■ **Instructions for the task**: Copy out every line below without alteration.

■ **Task inputs**:
--------------------------------

template <int C>
struct MlpCfg {
  static constexpr int BM = 128, HB = 64;
  static constexpr int KB = (C + 63) / 64;
  static constexpr int NH = 4 * C / HB;
  static constexpr int X_BYTES = KB * BM * 128;
  static constexpr int W1_BYTES = KB * HB * 128;
  static constexpr int W2_BYTES = C * 128;
  static constexpr int STAGE_BYTES = W1_BYTES + W2_BYTES;
  static constexpr int CHUNK_BYTES = BM * 128;
  static constexpr int EP_BYTES = 2 * CHUNK_BYTES;
  static constexpr int BAR_BYTES = 128;
  static constexpr int STAGES_RAW = (SMEM_LIMIT - 1024 - BAR_BYTES - 2 * X_BYTES - EP_BYTES) / STAGE_BYTES;
  static constexpr int STAGES = STAGES_RAW > 4 ? 4 : STAGES_RAW;
  static constexpr int SMEM = 1024 + 2 * X_BYTES + STAGES * STAGE_BYTES + EP_BYTES + BAR_BYTES;
  static_assert(C % 32 == 0 && C <= 192, "acc2 [64 x C] must fit the consumer registers; C / 8 even");
  static_assert(STAGES >= 2, "weight ring too shallow");
  static_assert(SMEM <= SMEM_LIMIT, "shared memory budget");
  static_assert((2 * STAGES + 4) * 8 <= BAR_BYTES, "mbarrier area");
};
// ... 244 lines not shown
                        void* g, int M, void* stream) {
  return h ? mlp_launch<C, true>(x, w1, b1, w2, b2, y, h, g, M, stream)
           : mlp_launch<C, false>(x, w1, b1, w2, b2, y, h, g, M, stream);
}

__global__ void __launch_bounds__(256) colsum_fold_kernel(const float* __restrict__ ws, int rows, int N, float* __restrict__ colsum) {
  const int n = blockIdx.x * 256 + threadIdx.x;
  if (n >= N) return;
  float s = 0.f;
  for (int r = 0; r < rows; r++) s += ws[(long long)r * N + n];
  colsum[n] += s;
}

__global__ void __launch_bounds__(256) split_fold_kernel(const float* __restrict__ part, int splits, long long n4,
                                                         float* __restrict__ out, int accumulate) {
  const long long i = (long long)blockIdx.x * 256 + threadIdx.x;
  if (i >= n4) return;
  float4 s = accumulate ? reinterpret_cast<const float4*>(out)[i] : make_float4(0.f, 0.f, 0.f, 0.f);
  for (int k = 0; k < splits; k++) {
    const float4 t = reinterpret_cast<const float4*>(part)[(long long)k * n4 + i];
    s.x += t.x; s.y += t.y; s.z += t.z; s.w += t.w;
  }
  reinterpret_cast<float4*>(out)[i] = s;
}

constexpr int MAX_GRID = 160;

struct Call {
  const void* a; const void* b;
  int a_mn, b_mn;
  Params p;
};

template <int WG, int BN, int EPI, int AMN, int BMN, bool QUICK = false>
static int launch_cfg(const Call& c, void* stream, int* rows_out) {
  using C = Cfg<WG, BN, EPI>;
  Params p = c.p;
  CUtensorMap ma, mb;
  if (!(AMN ? make_map(&ma, c.a, p.K, p.M, 64) : make_map(&ma, c.a, p.M, p.K, C::BM))) return ESVIT_ERR_BAD_ARG;
  if (!(BMN ? make_map(&mb, c.b, p.K, p.N, 64) : make_map(&mb, c.b, p.N, p.K, BN))) return ESVIT_ERR_BAD_ARG;
  CUtensorMap mo = {}, mx = {};
  if (EPI != EPI_F32) {
    auto aligned = [](const void* q) { return ((uintptr_t)q & 15u) == 0; };
    if (!p.out || !aligned(p.out) || (p.aux && !aligned(p.aux))) return ESVIT_ERR_BAD_ARG;
    if (!make_map(&mo, p.out, p.M, p.N, 64)) return ESVIT_ERR_BAD_ARG;
    if (p.aux && !make_map(&mx, p.aux, p.M, p.N, 64)) return ESVIT_ERR_BAD_ARG;
  }
  auto kernel = gemm_kernel<WG, BN, EPI, AMN, BMN, QUICK>;
  static bool attr_set = false;
  if (!attr_set) {
    cudaError_t e = cudaFuncSetAttribute(kernel, cudaFuncAttributeMaxDynamicSharedMemorySize, C::SMEM);
    if (e != cudaSuccess) return (int)e;
    attr_set = true;
  }
  const int m_tiles = (p.M + C::BM - 1) / C::BM, n_tiles = (p.N + BN - 1) / BN;
  const long long items = (long long)m_tiles * n_tiles * p.splits;
  int grid = esvit_num_sms();
  if (EPI == EPI_MUL && grid > MAX_GRID) grid = MAX_GRID;
  if ((long long)grid > items) grid = (int)items;
  if (EPI == EPI_MUL) {
    cudaError_t e = cudaMemsetAsync(p.colsum, 0, (size_t)grid * p.N * sizeof(float), (cudaStream_t)stream);
    if (e != cudaSuccess) return (int)e;
  }
  if (rows_out) *rows_out = grid;
  kernel<<<grid, C::NTHREADS, C::SMEM, (cudaStream_t)stream>>>(ma, mb, mo, mx, p);
  return (int)cudaGetLastError();
}

template <int WG, int BN, int EPI>
static int launch_majors(const Call& c, void* stream, int* rows_out) {
  if constexpr (EPI == EPI_F32) {
    if (c.a_mn && c.b_mn) return launch_cfg<WG, BN, EPI, 1, 1>(c, stream, rows_out);
  } else if constexpr (EPI == EPI_MUL) {
    if (!c.a_mn) return c.b_mn ? launch_cfg<WG, BN, EPI, 0, 1>(c, stream, rows_out) : launch_cfg<WG, BN, EPI, 0, 0>(c, stream, rows_out);
  } else {
    if (!c.a_mn) return c.b_mn ? launch_cfg<WG, BN, EPI, 0, 1>(c, stream, rows_out) : launch_cfg<WG, BN, EPI, 0, 0>(c, stream, rows_out);
    return c.b_mn ? launch_cfg<WG, BN, EPI, 1, 1>(c, stream, rows_out) : launch_cfg<WG, BN, EPI, 1, 0>(c, stream, rows_out);
  }
  return ESVIT_ERR_BAD_ARG;
}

--------------------------------

■ **Output below**:
template <int C>
struct MlpCfg {
  static constexpr int BM = 128, HB = 64;
  static constexpr int KB = (C + 63) / 64;
  static constexpr int NH = 4 * C / HB;
  static constexpr int X_BYTES = KB * BM * 128;
  static constexpr int W1_BYTES = KB * HB * 128;
  static constexpr int W2_BYTES = C * 128;
  static constexpr int STAGE_BYTES = W1_BYTES + W2_BYTES;
  static constexpr int CHUNK_BYTES = BM * 128;
  static constexpr int EP_BYTES = 2 * CHUNK_BYTES;
  static constexpr int BAR_BYTES = 128;
  static constexpr int STAGES_RAW = (SMEM_LIMIT - 1024 - BAR_BYTES - 2 * X_BYTES - EP_BYTES) / STAGE_BYTES;
  static constexpr int STAGES = STAGES_RAW > 4 ? 4 : STAGES_RAW;
  static constexpr int SMEM = 1024 + 2 * X_BYTES + STAGES * STAGE_BYTES + EP_BYTES + BAR_BYTES;
  static_assert(C % 32 == 0 && C <= 192, "acc2 [64 x C] must fit the consumer registers; C / 8 even");
  static_assert(STAGES >= 2, "weight ring too shallow");
  static_assert(SMEM <= SMEM_LIMIT, "shared memory budget");
  static_assert((2 * STAGES + 4) * 8 <= BAR_BYTES, "mbarrier area");
};
// ... 244 lines not shown
                        void* g, int M, void* stream) {
  return h ? mlp_launch<C, true>(x, w1, b1, w2, b2, y, h, g, M, stream)
           : mlp_launch<C, false>(x, w1, b1, w2, b2, y, h, g, M, stream);
}

__global__ void __launch_bounds__(256) colsum_fold_kernel(const float* __restrict__ ws, int rows, int N, float* __restrict__ colsum) {
  const int n = blockIdx.x * 256 + threadIdx.x;
  if (n >= N) return;
  float s = 0.f;
  for (int r = 0; r < rows; r++) s += ws[(long long)r * N + n];
  colsum[n] += s;
}

__global__ void __launch_bounds__(256) split_fold_kernel(const float* __restrict__ part, int splits, long long n4,
                                                         float* __restrict__ out, int accumulate) {
  const long long i = (long long)blockIdx.x * 256 + threadIdx.x;
  if (i >= n4) return;
  float4 s = accumulate ? reinterpret_cast<const float4*>(out)[i] : make_float4(0.f, 0.f, 0.f, 0.f);
  for (int k = 0; k < splits; k++) {
    const float4 t = reinterpret_cast<const float4*>(part)[(long long)k * n4 + i];
    s.x += t.x; s.y += t.y; s.z += t.z; s.w += t.w;
  }
  reinterpret_cast<float4*>(out)[i] = s;
}

constexpr int MAX_GRID = 160;

struct Call {
  const void* a; const void* b;
  int a_mn, b_mn;
  Params p;
};

template <int WG, int BN, int EPI, int AMN, int BMN, bool QUICK = false>
static int launch_cfg(const Call& c, void* stream, int* rows_out) {
  using C = Cfg<WG, BN, EPI>;
  Params p = c.p;
  CUtensorMap ma, mb;
  if (!(AMN ? make_map(&ma, c.a, p.K, p.M, 64) : make_map(&ma, c.a, p.M, p.K, C::BM))) return ESVIT_ERR_BAD_ARG;
  if (!(BMN ? make_map(&mb, c.b, p.K, p.N, 64) : make_map(&mb, c.b, p.N, p.K, BN))) return ESVIT_ERR_BAD_ARG;
  CUtensorMap mo = {}, mx = {};
  if (EPI != EPI_F32) {
    auto aligned = [](const void* q) { return ((uintptr_t)q & 15u) == 0; };
    if (!p.out || !aligned(p.out) || (p.aux && !aligned(p.aux))) return ESVIT_ERR_BAD_ARG;
    if (!make_map(&mo, p.out, p.M, p.N, 64)) return ESVIT_ERR_BAD_ARG;
    if (p.aux && !make_map(&mx, p.aux, p.M, p.N, 64)) return ESVIT_ERR_BAD_ARG;
  }
  auto kernel = gemm_kernel<WG, BN, EPI, AMN, BMN, QUICK>;
  static bool attr_set = false;
  if (!attr_set) {
    cudaError_t e = cudaFuncSetAttribute(kernel, cudaFuncAttributeMaxDynamicSharedMemorySize, C::SMEM);
    if (e != cudaSuccess) return (int)e;
    attr_set = true;
  }
  const int m_tiles = (p.M + C::BM - 1) / C::BM, n_tiles = (p.N + BN - 1) / BN;
  const long long items = (long long)m_tiles * n_tiles * p.splits;
  int grid = esvit_num_sms();
  if (EPI == EPI_MUL && grid > MAX_GRID) grid = MAX_GRID;
  if ((long long)grid > items) grid = (int)items;
  if (EPI == EPI_MUL) {
    cudaError_t e = cudaMemsetAsync(p.colsum, 0, (size_t)grid * p.N * sizeof(float), (cudaStream_t)stream);
    if (e != cudaSuccess) return (int)e;
  }
  if (rows_out) *rows_out = grid;
  kernel<<<grid, C::NTHREADS, C::SMEM, (cudaStream_t)stream>>>(ma, mb, mo, mx, p);
  return (int)cudaGetLastError();
}

template <int WG, int BN, int EPI>
static int launch_majors(const Call& c, void* stream, int* rows_out) {
  if constexpr (EPI == EPI_F32) {
    if (c.a_mn && c.b_mn) return launch_cfg<WG, BN, EPI, 1, 1>(c, stream, rows_out);
  } else if constexpr (EPI == EPI_MUL) {
    if (!c.a_mn) return c.b_mn ? launch_cfg<WG, BN, EPI, 0, 1>(c, stream, rows_out) : launch_cfg<WG, BN, EPI, 0, 0>(c, stream, rows_out);
  } else {
    if (!c.a_mn) return c.b_mn ? launch_cfg<WG, BN, EPI, 0, 1>(c, stream, rows_out) : launch_cfg<WG, BN, EPI, 0, 0>(c, stream, rows_out);
    return c.b_mn ? launch_cfg<WG, BN, EPI, 1, 1>(c, stream, rows_out) : launch_cfg<WG, BN, EPI, 1, 0>(c, stream, rows_out);
  }
  return ESVIT_ERR_BAD_ARG;
}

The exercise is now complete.